By: Dr. Magdalen Normandeau – Magdalen is a physics instructor and coordinator of Teaching & Learning Services at the University of New Brunswick. She is an expert at opening cans of worms and exploring rabbit holes.
Scholarship of Teaching and Learning is, in some ways, an unusual scholarly undertaking. With few exceptions, its practioners are highly trained individuals… in some other field of inquiry! On the plus side, the variety of backgrounds leads to a variety of questions addressed and a variety of perspectives. On the negative side, many of us are unfamiliar with tools and methodologies that would be appropriate for the investigations we have in mind. This is particularly problematic when it comes to the use of statistics.
Let’s have a look at what has been done for CJSoTL papers. Since its inception in 2010, the Canadian Journal for the Scholarship of Teaching & Learning has published 130 articles. Ninety-three have been categorized as Research Papers and four as Research Notes. Of these 97 articles, 54 include some quantitative aspect. In some cases, these are counts associated with codes or percentages associated with responses on a survey. In others, means and standard deviations are given. Thirty-three of these papers also make some use of statistical tests. The word cloud in this post was made from a list of all the statistical tests used in these papers.
While percentages and averages are familiar to all who teach, anything beyond that is probably unfamiliar to a fairly large fraction of SoTL readers. Given that the point of writing research papers is to communicate with our readers in such a way that they can judge the validity of our analysis and conclusions, I would argue that we need to do a better job than we currently do at explaining and justifying our analysis. I am not suggesting that we should write entire statistics textbooks in our papers, we do not need to go into the gory details of the calculations, but we should clearly state the purpose of a test we are using and the conditions under which it is valid.
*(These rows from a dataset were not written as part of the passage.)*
# liuhuang31/Megatts2_HierSpeechpp

Measured on AMD Instinct MI355X. Metric: 16kHz audio samples/sec (whole node) + RTF, HierSpeech++ vocoder batch=32, higher is better.
Workload: dtype f32; 1 GPU; vocoder-only infer(): 32 utterances x 4 s per GPU (BASELINE.json configs[1]), synthetic weights; batch_per_gpu=32, frames=200, global_batch=32, parallelism=dp1 (contiguous utterance shards of the global batch, one RCCL weight broadcast), launch_mode=hipGraph replay of the captured step

## Files before the change

include/hsp.h:

```cpp
#ifndef HSP_H_
#define HSP_H_

#include <stdint.h>

#ifdef __cplusplus
extern "C" {
#endif
#if defined(__GNUC__) || defined(__clang__)
#pragma GCC visibility push(default)
#endif

#define HSP_VERSION 104
#define HSP_EINVAL (-1)

int hsp_version(void);
const char* hsp_arch(void);


enum {
  HSP_PRO_NONE = 0,
  HSP_PRO_LRELU = 1,
  HSP_PRO_ACT1D = 2,
  HSP_PRO_SILU = 3
};

enum {
  HSP_ACT_NONE = 0,
  HSP_ACT_TANH = 1,
  HSP_ACT_GELU_TANH = 2,
  HSP_ACT_RELU = 3,
  HSP_ACT_MISH = 4,
  HSP_ACT_SILU = 5,
  HSP_ACT_SOFTPLUS = 6,
  HSP_ACT_GELU_ERF = 7
};

enum {
  HSP_ROWS_PLAIN = 0,
  HSP_ROWS_GATE_WN = 1,
  HSP_ROWS_GATE_GLU = 2,
  HSP_ROWS_SHUFFLE = 3
};

enum { HSP_MASK_NONE = 0, HSP_MASK_PRE = 1, HSP_MASK_POST = 2, HSP_MASK_BOTH = 3 };

typedef struct hsp_conv1d_args {
  const float* x;
  int64_t x_bs, x_cs, x_ts;
  int32_t B, Cin, Lin;
  const float* w;
  int32_t K, M, dil, pad, stride;
  const float* zeros;
  int32_t w_ld;
  float* y;
  int64_t y_bs, y_cs;
  int32_t Cout, Lout;
  int32_t ncols;
  int32_t prologue;
  float slope;
  const float* alpha_exp;
  const float* beta_inv;
  const float* filt;
  int32_t rows, gate_half, up, shuf_pad;
  const float* bias;
  const float* cbias;
  int64_t cbias_bs;
  int32_t act;
  const float* mask;
  int64_t mask_bs;
  int32_t mask_mode;
  const float* cscale;
  int64_t cscale_bs;
  float scale;
  const float* res;
  int64_t res_bs, res_cs;
  int32_t accumulate;
  float post_scale;
  int32_t debug;
  const float* ln_c1;
  float ln_eps;
  int32_t split_row;
  int32_t accumulate2;
  int32_t mask_mode2;
  float* y2;
  int64_t y2_bs, y2_cs;
  int64_t res_ts;
  int64_t w_bs;
} hsp_conv1d_args;

int hsp_conv1d_mfma_f32(const hsp_conv1d_args* a, void* stream);
int hsp_conv1d_direct_f32(const hsp_conv1d_args* a, void* stream);
int hsp_conv1d_mfma_plan(const hsp_conv1d_args* a, int32_t out4[4]);

int hsp_act_f32(const float* x, float* y, int64_t n, int32_t act, void* stream);
int hsp_reflect_pad_f32(const float* x, int64_t x_bs, float* y, int32_t B, int32_t L, int32_t pad, void* stream);
int hsp_f0_convert_f32(const float* f0_src, int32_t n_src, const float* f0_trg, int32_t n_trg, float* out, void* stream);

int hsp_reflect_pad_ragged_f32(const float* x, int64_t x_bs, const int64_t* lengths, float* y, int64_t y_bs, int32_t B,
                               int32_t L, int32_t pad, int32_t Lo, void* stream);
int hsp_f0_convert_batch_f32(const float* f0_src, int64_t src_bs, const int64_t* n_src, const float* f0_trg,
                             int64_t trg_bs, const int64_t* n_trg, int32_t nt_max, float* out, int64_t out_bs,
                             int32_t B, int32_t n_max, void* stream);
int hsp_stft_frames_ragged_f32(const float* x, int64_t x_bs, const int64_t* lengths, const float* window, float* frames,
                               int32_t B, int32_t L, int32_t n_fft, int32_t hop, int32_t T, int32_t f_ld, void* stream);
int hsp_abs_max_rows_f32(const float* x, int64_t x_bs, const int64_t* lengths, float* out, int32_t B, int64_t n,
                         void* stream);
int hsp_peak_int16_gains(const float* x, int64_t x_bs, const int64_t* lengths, const float* gains, int16_t* out,
                         int64_t o_bs, int32_t B, int64_t n, void* stream);

int hsp_mag_pha_f32(const float* spec, int64_t s_ld, float* mag, float* pha, int32_t n_freqs, int32_t T, float compress,
                    void* stream);
int hsp_lsigmoid_mul_f32(const float* m, const float* slope, float beta, const float* mag, float* out, int32_t T,
                         int32_t F, void* stream);
int hsp_atan2_f32(const float* y, const float* x, float* out, int64_t n, void* stream);
int hsp_polar_f32(const float* mag, const float* pha, float power, float* re, int64_t re_ld, float* im, int64_t im_ld,
                  int32_t F, int32_t T, void* stream);

int hsp_norm_factor_rows_f32(const float* x, int64_t x_bs, const int64_t* lengths, float* scale, float* inv, int32_t B,
                             int64_t L, void* stream);
int hsp_stft_frames_packed_f32(const float* x, int64_t x_bs, const int64_t* lengths, const float* scale,
                               const float* window, float* frames, const int32_t* seg, const int32_t* seg_host, int32_t B,
                               int64_t L, int32_t n_fft, int32_t hop, int32_t T_tot, int32_t f_ld, void* stream);
int hsp_instnorm_prelu_seg_f32(float* x, int64_t x_cs, int32_t C, int32_t T_tot, int32_t F, const int32_t* seg,
                               const int32_t* seg_host, int32_t B, const float* gamma, const float* beta,
                               const float* slope, float eps, void* stream);
int hsp_zero_gaps_f32(float* x, int64_t x_cs, int32_t C, int32_t T_tot, int32_t F, const int32_t* seg,
                      const int32_t* seg_host, int32_t B, void* stream);
int hsp_dwconv_bn_silu_seg_f32(const float* x, const float* w, const float* bias, const float* bn_weight,
                               const float* bn_bias, const float* bn_mean, const float* bn_var, float bn_eps, float* y,
                               int32_t A, int32_t C, int32_t N, int32_t K, const int32_t* seg, const int32_t* seg_host,
                               int32_t B, void* stream);
int hsp_istft_ola_seg_f32(const float* frames, int64_t f_ld, const float* window, const float* inv, float* out,
                          int64_t out_bs, int64_t n_max, int32_t n_fft, int32_t hop, const int32_t* seg,
                          const int32_t* seg_host, int32_t B, int32_t T_tot, void* stream);

int hsp_act1d_snakebeta_f32(const float* x, float* y, int32_t B, int32_t C, int32_t L,
                            const float* alpha_exp, const float* beta_inv, const float* filt,
                            void* stream);
int hsp_act1d_snakebeta_ragged_f32(const float* x, float* y, int32_t B, int32_t C, int32_t L, const int64_t* lens,
                                   const float* alpha_exp, const float* beta_inv, const float* filt, void* stream);
int hsp_snake_consts_f32(const float* alpha_log, const float* beta_log, float* alpha_exp,
                         float* beta_inv, int32_t C, void* stream);

int hsp_fold_weight_norm_f32(const float* v, const float* g, float* w, int32_t rows, int32_t cols,
                             void* stream);
int hsp_gather_f32(const float* src, const int32_t* map, float* dst, int64_t n, void* stream);

int hsp_sequence_mask_f32(const int64_t* length, float* mask, int32_t B, int32_t T, void* stream);
int hsp_flip_channels_f32(const float* x, float* y, int32_t B, int32_t C, int32_t T, void* stream);
int hsp_sample_prior_f32(const float* stats, const float* noise, const float* mask, float* z,
                         int32_t B, int32_t C, int32_t T, float noise_scale, void* stream);
int hsp_layernorm_mod_f32(const float* x, float* y, int32_t B, int32_t C, int32_t T, float eps,
                          const float* mask, const float* shift, const float* scale, int64_t mod_bs,
                          const float* gamma, const float* beta, void* stream);
typedef struct hsp_mha_args {
  const float *q, *k, *v;
  float* o;
  int64_t q_bs, k_bs, v_bs, o_bs;
  int32_t B, H, D, Tq, Tk;
  float qk_scale;
  const float* mask_q;
  const float* mask_k;
  const float* rel_k;
  const float* rel_v;
  int32_t window;
  int64_t q_cs, k_cs, v_cs, o_cs;
  const float* mask_dense;
  int64_t mask_dense_bs;
} hsp_mha_args;
int hsp_mha_f32(const hsp_mha_args* a, void* stream);
#define HSP_MHA_TOK 0
#define HSP_MHA_MFMA_WHOLE 1
#define HSP_MHA_MFMA_SLAB 2
#define HSP_MHA_MFMA_STREAM 3
#define HSP_MHA_ROW 4
#define HSP_MHA_ROW_STREAM 5
int hsp_mha_plan(const hsp_mha_args* a, int32_t out4[4]);
typedef struct hsp_mha_proj_args {
  const float *q, *k, *v;
  int64_t q_bs, q_cs, k_bs, k_cs, v_bs, v_cs;
  int32_t B, H, D, Tq, Tk;
  float qk_scale;
  const float* wt;
  int32_t M, wt_ld;
  const float* bias;
  const float* mask;
  int64_t mask_bs;
  const float* cscale;
  int64_t cscale_bs;
  const float* res;
  int64_t res_bs, res_cs, res_ts;
  float* y;
  int64_t y_bs, y_cs, y_ts;
  int32_t debug;
  const int64_t* key_len;
} hsp_mha_proj_args;
int hsp_mha_proj_f32(const hsp_mha_proj_args* a, void* stream);
int hsp_mha_proj_supported(int32_t H, int32_t D, int32_t M, int32_t Tk);
int hsp_masked_mean_f32(const float* x, const float* mask, float* out, int32_t B, int32_t C,
                        int32_t T, void* stream);
int hsp_mask_mul_f32(const float* x, const float* mask, float* y, int32_t B, int32_t C, int32_t T, void* stream);
int hsp_linear_interp_f32(const float* x, float* y, int32_t B, int32_t C, int32_t Lin, int32_t Lout, void* stream);
int hsp_linear_interp_ragged_f32(const float* x, float* y, int32_t B, int32_t C, int32_t Lin, int32_t Lout,
                                 const int64_t* lin, const int64_t* lout, void* stream);
int hsp_axpby_f32(const float* x, const float* z, float* y, float a, float b, int64_t n, void* stream);


int hsp_plm_embed_f32(const float* tc, int64_t tc_bs, int64_t tc_cs, int32_t Dtc, const int64_t* codes,
                      int64_t codes_bs, const float* emb, int32_t Demb, int32_t n_emb, const float* pe_t,
                      int32_t P, const float* alpha, float* x, int64_t x_bs, int64_t x_cs, int32_t B, int32_t n,
                      void* stream);
int hsp_plm_embed_step_f32(const float* tc, int64_t tc_bs, int64_t tc_cs, int32_t Dtc, int64_t* codes,
                           int64_t codes_bs, const float* emb, int32_t Demb, int32_t n_emb, const float* pe_t,
                           int32_t P, const float* alpha, float* x, int64_t x_bs, int64_t x_cs, int32_t B, int32_t n,
                           const float* logits, int64_t l_bs, int64_t l_cs, int32_t n_logits, void* stream);
int hsp_argmax_f32(const float* logits, int64_t l_bs, int64_t l_cs, int32_t B, int32_t N, int64_t* out,
                   int64_t out_bs, void* stream);

typedef struct hsp_sample_args {
  float temperature;
  int32_t top_k;
  float top_p;
  float repetition_penalty;
  const int64_t* seeds;
  float* probs;
  int64_t probs_bs;
} hsp_sample_args;
int hsp_plm_embed_sample_f32(const float* tc, int64_t tc_bs, int64_t tc_cs, int32_t Dtc, int64_t* codes,
                             int64_t codes_bs, const float* emb, int32_t Demb, int32_t n_emb, const float* pe_t,
                             int32_t P, const float* alpha, float* x, int64_t x_bs, int64_t x_cs, int32_t B, int32_t n,
                             const float* logits, int64_t l_bs, int64_t l_cs, int32_t n_logits, int32_t j,
                             const hsp_sample_args* args, void* stream);
int hsp_sample_f32(const float* logits, int64_t l_bs, int64_t l_cs, int32_t B, int32_t N, int64_t* out, int64_t out_bs,
                   int32_t j, const hsp_sample_args* args, void* stream);

#define HSP_PLM_DECODE_SPLIT 12
typedef struct hsp_plm_decode_args {
  const float* x;
  int64_t x_bs, x_cs;
  float* y;
  int64_t y_bs, y_cs;
  float *k_cache, *v_cache;
  int64_t bs, cs;
  int32_t t, B, D, H, F;
  float eps;
  const float *g1, *b1, *wqkv_t, *bqkv, *wo_t, *bo, *g2, *b2, *w1_t, *c1, *w2_t, *c2;
  void* workspace;
  int64_t workspace_bytes;
  int32_t debug;
} hsp_plm_decode_args;
int hsp_plm_decode_supported(int32_t D, int32_t H, int32_t F);
int64_t hsp_plm_decode_workspace_bytes(int32_t B, int32_t D);
int hsp_plm_decode_layer_f32(const hsp_plm_decode_args* a, void* stream);
int hsp_plm_decode_layer_pos_f32(const hsp_plm_decode_args* a, const int32_t* pos, void* stream);
int hsp_plm_embed_pos_f32(const float* tc, int64_t tc_bs, int64_t tc_cs, int32_t Dtc, const int64_t* codes,
                          int64_t codes_bs, const float* emb, int32_t Demb, int32_t n_emb, const float* pe_t, int32_t P,
                          const float* alpha, float* x, int64_t x_bs, int64_t x_cs, int32_t B, const int32_t* pos,
                          int32_t max_pos, void* stream);
int hsp_plm_choose_advance_f32(const float* logits, int64_t l_bs, int64_t l_cs, int32_t B, int32_t N, int64_t* codes,
                               int64_t codes_bs, int32_t* pos, const int32_t* len, int32_t max_pos,
                               const hsp_sample_args* args, void* stream);
#define HSP_PLM_PREFILL_MAX_N 65536
typedef struct hsp_plm_prefill_attn_args {
  const float* qkv;
  int64_t q_rs;
  float* out;
  int64_t o_rs;
  float *k_cache, *v_cache;
  int64_t cs;
  int32_t n, D, H;
  int32_t debug;
} hsp_plm_prefill_attn_args;
int hsp_plm_prefill_attn_supported(int32_t D, int32_t H);
int hsp_plm_prefill_attn_f32(const hsp_plm_prefill_attn_args* a, void* stream);
int hsp_copy_strided_f32(const float* x, int64_t s_bs, int64_t s_cs, int64_t s_ts, float* y, int32_t B,
                         int32_t C, int32_t T, void* stream);


int hsp_embedding_sum_f32(const int64_t* id0, const int64_t* id1, const int64_t* id2, const float* tab0,
                          const float* tab1, const float* tab2, int32_t n0, int32_t n1, int32_t n2, float scale,
                          float* out, int64_t o_bs, int64_t o_cs, int32_t B, int32_t C, int32_t T, void* stream);
int hsp_lstm_bidir_f32(const float* xproj, int64_t xp_bs, const float* whh_t, const float* bhh,
                       const int64_t* lengths, float* out, int64_t o_bs, int64_t o_cs, int32_t B, int32_t H,
                       int32_t N, void* stream);
int hsp_duration_f32(const float* logw, int64_t lw_bs, const int64_t* lengths, float length_scale, float* dur,
                     int64_t d_bs, float* frames, int32_t B, int32_t N, void* stream);
int hsp_maxpool1d_f32(const float* x, int64_t x_bs, int64_t x_cs, float* y, int32_t B, int32_t C, int32_t L,
                      int32_t k, void* stream);
int hsp_vq_nearest_f32(const float* x, int64_t x_bs, int64_t x_cs, const float* embed, int64_t* codes, int64_t c_bs,
                       int32_t B, int32_t D, int32_t T, int32_t bins, int32_t rep, int32_t Tout, void* stream);
int hsp_gaussian_upsample_f32(const float* x, int64_t x_bs, int64_t x_cs, const float* dur, int64_t d_bs,
                              const float* rng, int64_t r_bs, const int64_t* lengths, const float* frames,
                              float* out, int32_t B, int32_t C, int32_t N, int32_t T, void* stream);
int hsp_add_cbias_f32(const float* x, int64_t x_bs, int64_t x_cs, const float* cb, int64_t cb_bs, float* y,
                      int32_t B, int32_t C, int32_t T, void* stream);

int hsp_zero_below_f32(const float* x, float thr, float* y, int64_t n, void* stream);
int hsp_peak_int16(const float* x, int64_t x_bs, const int64_t* lengths, float gain, int16_t* out, int64_t o_bs,
                   int32_t B, int64_t n, void* stream);

int64_t hsp_loudness_workspace_bytes(int32_t B, int64_t n);
int hsp_loudness_coefs_f64(int32_t sample_rate, double* coefs);
int hsp_loudness_f32(const float* x, int64_t x_bs, const int64_t* lengths, int32_t B, int64_t n, int32_t sample_rate,
                     void* workspace, int64_t workspace_bytes, float* lufs, float* peak, void* stream);
int hsp_loudness_gains_f32(const float* lufs, const float* peak, float target_lufs, float ceiling, float* gains,
                           int32_t* limited, int32_t B, void* stream);
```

We also need to convince our readers that those conditions hold for our data.
For instance, like all parametric tests, a t-test assumes that the data are normally distributed. So if I use a t-test, I should state clearly this necessary condition for my analysis to be valid, and I should convince my readers that my data are normally distributed, perhaps by presenting a plot of my data . Notice how this serves two purposes: 1) my readers are better able to judge my analysis, and 2) I contribute to increasing the data analysis expertise of some of my readers.
For those rolling their eyes because statistics are used frequently in their disciplinary research journals and this level of justification is rarely included, I will point out that misuse of statistics is pervasive. It is not a recent phenomenon, and it is certainly not confined to SoTL. In my 1997 copy of Primer of Biostatistics by Stanton A. Glantz, a figure shows the results of four reviews of statistical methods used in the general medical literature between 1950 and 1976: in all four cases about half the papers examined used incorrect statistical methods. Half. Rather alarming! And this predates the days of one-click analysis software…
Because so many people are making these errors (misuse of elementary statistical techniques), there is little peer pressure on academic investigators to use statistical techniques carefully. In fact, one rarely hears a word of criticism. Quite the contrary, some investigators hear that their colleagues – and especially reviewers – will view a correct analysis as unnecessarily theoretical and complicated.
– Stanton A. Glantz, in A Primer of Biostatistics, 4th edition
More recently, in March 2016, the American Statistical Association became sufficiently alarmed by the misuse of statistics that they issued a statement on statistical significance and p-values. And Greenland et al. (2016) published an essay titled “Statistical tests, P values, confidence intervals, and power: a guide to misinterpretations.”
So, dear SoTL enthusiasts, let’s take the first step in the right direction by carefully communicating what we have done to our data and why, and why it is justified. If you are squirming a little because you are uncomfortable with statistics but, for instance, you want to compare data sets, then instead of trying to fake your way through it, why not talk to your colleagues? There are undoubtedly people teaching stats courses at your institution, so track down a friendly statistician, and ask for advice and guidance. It may be the start of a beautiful – and significant – collaboration (with a large effect size)!
 I could go one step further and also state the skewness and kurtosis of my data. One more step further would involve also stating the results of a Kolmogorov-Smirnov test or a Shapiro-Wilk test.